Dyeing (minutelovestory #39)
By the time I’d been married twice and Jim, my second husband, had left me, though he was the bankrupt one without a job, I’d decided to stop coloring my hair. It was a task that had, over years, accumulated hundreds of plastic bottles of permanent hair dye and map-like folded instructions in English, Spanish, and French, discarded in the bathroom trash bin. Stained with the mahogany dye, droplets splattered, gloves smeared, the bloodied packaging seemed to represent a murderous success. I considered it a testament to my inevitable aging, losing my menstrual cycle only to continue on living with a ritualistic and silly version of bloodletting.
Alone in my apartment, watching the pigeons gather at my downstairs neighbor’s offering of strewn birdseed in the driveway, feeling as though I’m surrounded by occupied strollers and ponytailed women and very shiny cars, I yearn for a home elsewhere with a 1/4 or a 1/2 in the address. I wished for an apartment with a name like Terrace Garden or Citrus Grove. But even in the fantasy of living there, I realize the smallness of the imaginary space, only a quarter of a structure. It’s just a percentage of a home.
Greedy (minutelovestory #38)
I was married for twelve years. Married to a woman, I mean. We have a daughter and she has three kids, the youngest is Mary, a complete hellion of a child. She could not have been less appropriately named. Every generation of a family has a ‘bad seed’ and Mary is it. I was my own generation’s. Old ladies in the neighborhood still talk about me, I’m sure.

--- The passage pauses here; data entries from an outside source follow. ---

# rik1599/SimplexOnCuda

Measured on AMD Instinct MI355X. Metric: simplex pivots/sec + HBM GB/s on gaussian update, dense m×n tableau, higher is better.
Workload: dtype f64

## Files before the change

simplexoncuda_amd/csrc/sx_kernels.hip:

```cpp

#include <float.h>

#include "sx_argmin.hpp"
#include "sx_common.hpp"

namespace {

__global__ __launch_bounds__(512) void k_argmin_pass1(const double *__restrict__ v, int L, TilePart *out,
                                                      const DevState *st) {
    if (st != nullptr && st->status != SX_NOT_ENDED) return;
    __shared__ double s_v[16];
    __shared__ int s_i[16];
    double mv = DBL_MAX;
    int mi = -1;
    for (int i = blockIdx.x * SX_TILE + threadIdx.x; i < L; i += SX_TILE * gridDim.x) {
        const double c = v[i];
        if (cmp_eps(c, mv) < 0) {
            mv = c;
            mi = i;
        }
    }
    block_argmin512(mv, mi, s_v, s_i);
    if (threadIdx.x == 0) {
        out[blockIdx.x].v = mv;
// ... 437 lines not shown
    double v = DBL_MAX;
    int i = -1;
    if ((int)threadIdx.x < B1) {
        double cv;
        int ci, ce;
        load_tile_sc1(enter_parts + threadIdx.x, cv, ci, ce);
        if (cmp_eps(cv, v) < 0) {
            v = cv;
            i = ci;
        }
    }
    half_argmin(v, i);
    __syncthreads();
    if (lane == 0) {
        s_v[h] = v;
        s_i[h] = i;
    }
    __syncthreads();
    if (threadIdx.x < 32) {
        v = (threadIdx.x < 8) ? s_v[threadIdx.x] : DBL_MAX;
        i = (threadIdx.x < 8) ? s_i[threadIdx.x] : -1;
        half_argmin(v, i);
        if (threadIdx.x == 0) {
            st->e_next = i;
            st->dmin_next = v;
            st->ticket_d = 0;
        }
    }
}

typedef unsigned long long u64;

__device__ __forceinline__ void drain() { asm volatile("s_waitcnt vmcnt(0)" ::: "memory"); }

#define SX_PAYBITS 11
#define SX_PAYMASK ((1u << SX_PAYBITS) - 1u)
#define SX_NOIDX 0x3FFu
__device__ __forceinline__ unsigned make_tag(unsigned B, int q) {
    return ((B & 0x7FFFu) << (6 + SX_PAYBITS)) | ((unsigned)q << SX_PAYBITS);
}

__device__ __forceinline__ void put_g(u64 *g, unsigned data, unsigned tag) {
    __hip_atomic_store(g, ((u64)tag << 32) | data, __ATOMIC_RELAXED, __HIP_MEMORY_SCOPE_AGENT);
}
__device__ __forceinline__ double gd(unsigned lo, unsigned hi) {
    return __longlong_as_double((long long)(((u64)hi << 32) | lo));
}
__device__ __forceinline__ u64 ld_sc1(const u64 *p) {
    return __hip_atomic_load(const_cast<u64 *>(p), __ATOMIC_RELAXED, __HIP_MEMORY_SCOPE_AGENT);
}
__device__ __forceinline__ unsigned ld_sc1(const unsigned *p) {
    return __hip_atomic_load(const_cast<unsigned *>(p), __ATOMIC_RELAXED, __HIP_MEMORY_SCOPE_AGENT);
}

#define SX_GB4 4
#define SX_GBS 16
#define SX_OBJ_TILES 160

__device__ __forceinline__ void st_sc1(double *p, double v) {
    __hip_atomic_store(reinterpret_cast<u64 *>(p), (u64)__double_as_longlong(v), __ATOMIC_RELAXED,
                       __HIP_MEMORY_SCOPE_AGENT);
}
__device__ __forceinline__ double ld_sc1d(const double *p) {
    return __longlong_as_double((long long)ld_sc1(reinterpret_cast<const u64 *>(p)));
}
struct IdOff {
    __device__ __forceinline__ int operator()(int k) const { return k; }
};
struct Rec4Val {
    __device__ __forceinline__ int operator()(int k) const { return (k >> 1) * SX_GBS + (k & 1); }
};
struct Rec4AllFrom {
    int k0;
    __device__ __forceinline__ int operator()(int k) const { return ((k0 + k) >> 2) * SX_GBS + ((k0 + k) & 3); }
};
struct Rec4All {
    __device__ __forceinline__ int operator()(int k) const { return (k >> 2) * SX_GBS + (k & 3); }
};

__device__ __forceinline__ u64 ld_sys(const u64 *p) {
    return __hip_atomic_load(const_cast<u64 *>(p), __ATOMIC_RELAXED, __HIP_MEMORY_SCOPE_SYSTEM);
}

#define SX_GATHER_PER_LANE 8

__device__ __forceinline__ void poll_pause() { __builtin_amdgcn_s_sleep(1); }

template <typename OFF, bool SYS, int PL, typename PAYF>
__device__ __forceinline__ int poll_wave_f(const u64 *base, int n, OFF off, unsigned tag, unsigned *out, unsigned *abort_w,
                           unsigned long long timeout, PAYF payf) {
    const int t = threadIdx.x & 63;
    const u64 t0 = __builtin_amdgcn_s_memrealtime();
    if (n <= 64) {
        bool have = t >= n;
        for (unsigned it = 0;; ++it) {
            if (!have) {
                const u64 w = SYS ? ld_sys(base + off(t)) : ld_sc1(base + off(t));
                if (((unsigned)(w >> 32) | SX_PAYMASK) == (tag | SX_PAYMASK)) {
                    have = true;
                    out[t] = (unsigned)w;
                    payf(t, (unsigned)(w >> 32) & SX_PAYMASK);
                }
            }
            if (__ballot(!have) == 0ull) return 1;
            if ((it & 63) == 63) {
                int stop = ld_sc1(abort_w) != 0u;
                if (!stop && __builtin_amdgcn_s_memrealtime() - t0 > timeout) {
                    __hip_atomic_store(abort_w, 1u, __ATOMIC_RELAXED, __HIP_MEMORY_SCOPE_AGENT);
                    stop = 1;
                }
                if (__builtin_amdgcn_readfirstlane(stop)) return 0;
            }
            poll_pause();
        }
    }
    unsigned miss = 0u;
#pragma unroll
    for (int c = 0; c < PL; ++c)
        if (t + 64 * c < n) miss |= 1u << c;
    for (unsigned it = 0;; ++it) {
        u64 w[PL];
#pragma unroll
        for (int c = 0; c < PL; ++c)
            if ((miss >> c) & 1u) w[c] = SYS ? ld_sys(base + off(t + 64 * c)) : ld_sc1(base + off(t + 64 * c));
#pragma unroll
        for (int c = 0; c < PL; ++c) {
            const int k = t + 64 * c;
            if (((miss >> c) & 1u) && ((unsigned)(w[c] >> 32) | SX_PAYMASK) == (tag | SX_PAYMASK)) {
                miss &= ~(1u << c);
                out[k] = (unsigned)w[c];
                payf(k, (unsigned)(w[c] >> 32) & SX_PAYMASK);
            }
        }
        if (__ballot(miss != 0u) == 0ull) return 1;
        if ((it & 63) == 63) {
            int stop = ld_sc1(abort_w) != 0u;
            if (!stop && __builtin_amdgcn_s_memrealtime() - t0 > timeout) {
                __hip_atomic_store(abort_w, 1u, __ATOMIC_RELAXED, __HIP_MEMORY_SCOPE_AGENT);
                stop = 1;
            }
            if (__builtin_amdgcn_readfirstlane(stop)) return 0;
        }
        poll_pause();
    }
}

template <typename OFF, bool SYS = false>
__device__ int poll_wave(const u64 *base, int n, OFF off, unsigned tag, unsigned *out, unsigned *abort_w,
                         unsigned long long timeout, unsigned *pay) {
    return poll_wave_f<OFF, SYS, SX_GATHER_PER_LANE>(base, n, off, tag, out, abort_w, timeout,
                                                     [pay](int k, unsigned pl) {
                                                         if (pay && !(k & 1)) pay[k >> 1] = pl;
                                                     });
}
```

I loved both of them, men and women. I still do. But women were so much work, so much sifting through things being said and done and wondering what was truthful and real versus what a woman considered truthful and real, always subject to change. Tick-tock and ding, ding - new definition of reality. Thank Christ, there’s none of that with men. No interpretations needed, just outright expression. And, to be fair, I wanted to have sex with men, but I wanted to be intimate with women. It’s still something with which I struggle. I’ve been told I’m greedy, needing both sexes to give me fulfillment. Maybe that’s true, that I’m a greedy bastard with exquisite taste, but I won’t deny the fact that part of me still wants it all and everything.